Earlier this morning, a gunman opened fire at a Connecticut elementary school. According to the latest reports from the AP, an unnamed official says that 27 are dead, 18 of whom are children. The alleged shooter, said to be the father of one of the school’s students, is dead. If current reports hold up, this is one of the deadliest school attacks in American history, behind the 2007 Virginia Tech shootings, which claimed 32 lives, and the Bath School bombings in 1927, which killed 45 people.
Attacks like this one at elementary schools are exceedingly rare. Jessie Klein, author of the 2012 book The Bully Society: School Shootings and the Crisis of Bullying in America's Schools, has compiled extensive data on 191 shootings that took place in American schools between 1979 and 2011. Just 18 of the 191 shootings (around 9 percent) were at elementary schools.
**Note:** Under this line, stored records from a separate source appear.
diff --git a/bls-bn254_amd/csrc/host_common.h b/bls-bn254_amd/csrc/host_common.h
--- a/bls-bn254_amd/csrc/host_common.h
+++ b/bls-bn254_amd/csrc/host_common.h
@@ -128,9 +128,11 @@
   uint64_t stat_async_chunks = 0, stat_async_reruns = 0;
   bool quad_prep = true;
   bool split_easy = true;
+  bool fuse_h3 = true;
   size_t wide_fe_max = 2048;
   DevBuf gs_items, gs_items_ok, gs_sum, gs_sum_ok, gs_pk;
   SegWs gs;
+  DevBuf fe_inv_ok;
   DevBuf fe_slots;
   uint8_t dst_host[256];
   int dst_host_len = -1;
diff --git a/bls-bn254_amd/csrc/k_fe_easy.hip b/bls-bn254_amd/csrc/k_fe_easy.hip
--- a/bls-bn254_amd/csrc/k_fe_easy.hip
+++ b/bls-bn254_amd/csrc/k_fe_easy.hip
@@ -2,10 +2,12 @@
 #include "kernels.h"
 using namespace bn;
 
-BN_KERNEL k_fe_easy(const int32_t* in, int32_t* out, size_t n, size_t stride) {
+BN_KERNEL k_fe_easy(const int32_t* in, int32_t* out, size_t n, size_t stride, uint8_t* inv_ok) {
   size_t i = (size_t)blockIdx.x * blockDim.x + threadIdx.x;
   if (i >= n) return;
-  fp12_store_limbs(out + i, stride, fe_easy(fp12_load_limbs(in + i, stride)));
+  const Fp12 f = fp12_load_limbs(in + i, stride);
+  inv_ok[i] = fp12_is_zero(f) ? 0 : 1;
+  fp12_store_limbs(out + i, stride, fe_easy(f));
 }
 BN_KERNEL k_fe_easy_head(const int32_t* in, size_t n, size_t stride, int32_t* head, int32_t* nu) {
   size_t i = (size_t)blockIdx.x * blockDim.x + threadIdx.x;
@@ -15,12 +17,13 @@
   fp2_store_limbs(head + 36 * stride + i, stride, h.c2); fp2_store_limbs(head + 54 * stride + i, stride, h.nrm);
   store_fp(nu + i, stride, h.nu);
 }
-BN_KERNEL k_fe_inv4(int32_t* nu, size_t n, size_t stride) {
+BN_KERNEL k_fe_inv4(int32_t* nu, size_t n, size_t stride, uint8_t* inv_ok) {
   const size_t q = (n + 3) / 4;
   size_t j = (size_t)blockIdx.x * blockDim.x + threadIdx.x;
   if (j >= q) return;
   Fp x[4];
   for (int t = 0; t < 4; ++t) { const size_t i = j + (size_t)t * q; x[t] = i < n ? load_fp(nu + i, stride) : fp_one(); }
-  fp_inv4(x);
-  for (int t = 0; t < 4; ++t) { const size_t i = j + (size_t)t * q; if (i < n) store_fp(nu + i, stride, x[t]); }
+  bool z[4];
+  fp_inv4(x, z);
+  for (int t = 0; t < 4; ++t) { const size_t i = j + (size_t)t * q; if (i < n) { store_fp(nu + i, stride, x[t]); inv_ok[i] = z[t] ? 0 : 1; } }
 }
diff --git a/bls-bn254_amd/csrc/k_fe_expx_tail.hip b/bls-bn254_amd/csrc/k_fe_expx_tail.hip
--- a/bls-bn254_amd/csrc/k_fe_expx_tail.hip
+++ b/bls-bn254_amd/csrc/k_fe_expx_tail.hip
@@ -20,3 +20,23 @@
   Fp12 r = cyclotomic_exp_x_chain(fp12_load_limbs(in + i, stride), Ws{slots, stride, l4, true}, &park);
   fe_h2_tail(r, Ws{b_in, stride, l4, true}, Ws{c_out, stride, l4, true}, Ws{b2_out, stride, l4, true}, Ws{d2_out, stride, l4, true}, &park);
 }
+BN_KERNEL k_fe_expx_h3(const int32_t* in, int32_t* slots, size_t n, size_t stride, const int32_t* t, const int32_t* a, const int32_t* c, const int32_t* b2,
+                       const uint8_t* inv_ok, const uint8_t* flags, const uint8_t* sub_ok, uint8_t* bitmap, uint8_t* out_bytes, int* is_one, int mode) {
+  __shared__ int32_t park_lds[108 * 256];
+  const uint32_t i = blockIdx.x * blockDim.x + threadIdx.x;
+  bool bit = false;
+  if (i < n) {
+    const uint32_t l4 = i * 4u;
+    const Ws park = {park_lds, 256, threadIdx.x * 4u, false};
+    const Ws sw = {slots, stride, l4, true};
+    const Fp12 x0 = cyclotomic_exp_x_chain(fp12_load_limbs(in + i, stride), sw, &park);
+    const Ws src[4] = {{const_cast<int32_t*>(t), stride, l4, true}, {const_cast<int32_t*>(a), stride, l4, true}, {const_cast<int32_t*>(c), stride, l4, true},
+                       {const_cast<int32_t*>(b2), stride, l4, true}};
+    const Fp12 r = fe_h3_loop<true>(src, sw, &park, H3_VERDICT_OPS, &x0);
+    const bool one = fe_h3_is_one(r, sw, inv_ok[i] != 0);
+    if (mode == 0) bit = one & (flags[i] == (FLAG_SIG_OK | FLAG_PK_OK)) & (sub_ok[i] != 0);
+    else if (mode == 3) *is_one = one ? 1 : 0;
+    else out_bytes[i] = one ? 1 : 0;
+  }
+  if (mode == 0) write_ballot(bitmap, n, i, bit);
+}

In those 191 total shootings, 95 percent of the perpetrators were male but only around 25 percent of the killers were adults. (The CDC also has data on school-associated homicides perpetrated between July 1999 and June 2006. Just 25 of the 116 killed—22 percent—in those shootings were elementary of middle school students.)
We don’t yet know much about the Newtown shooter, but history tells us he was likely very mentally disturbed.
In 1979, 16-year-old Brenda Spencer shot 11 people at a San Diego elementary school; when caught, she explained her crime with a terse “I don’t like Mondays.” In 1996, also on a Monday, 43-year-old Thomas Hamilton killed 17 people at Dunblane Primary School in Scotland; Hamilton, a notorious creep, had been suspected of making advances toward boys in his Scout troop. In 2006, a milk truck driver named Charles Roberts shot ten Amish girls at a one-room schoolhouse in Lancaster County, Penn. Before he died, he called his wife and admitted to being wracked by guilt over having molested two young girls 20 years ago. (The confused relatives later denied they had ever been molested.)
In 1988, a deranged woman named Laurie Dann entered the Hubbard Woods School in Winnetka, Ill., and shot six young children, killing one. I was in second grade at the time, attending a school 15 miles north of Hubbard Woods. The incident is one of my earliest, most-vivid memories—your first experience with horror tends to stick with you. Dann escaped from the school, and there was a period when her whereabouts were unknown. I was absolutely terrified that she was making her way up Sheridan Road in search of more victims. The news of her suicide later that day didn’t help. Even today, I’m still freaked out by her name.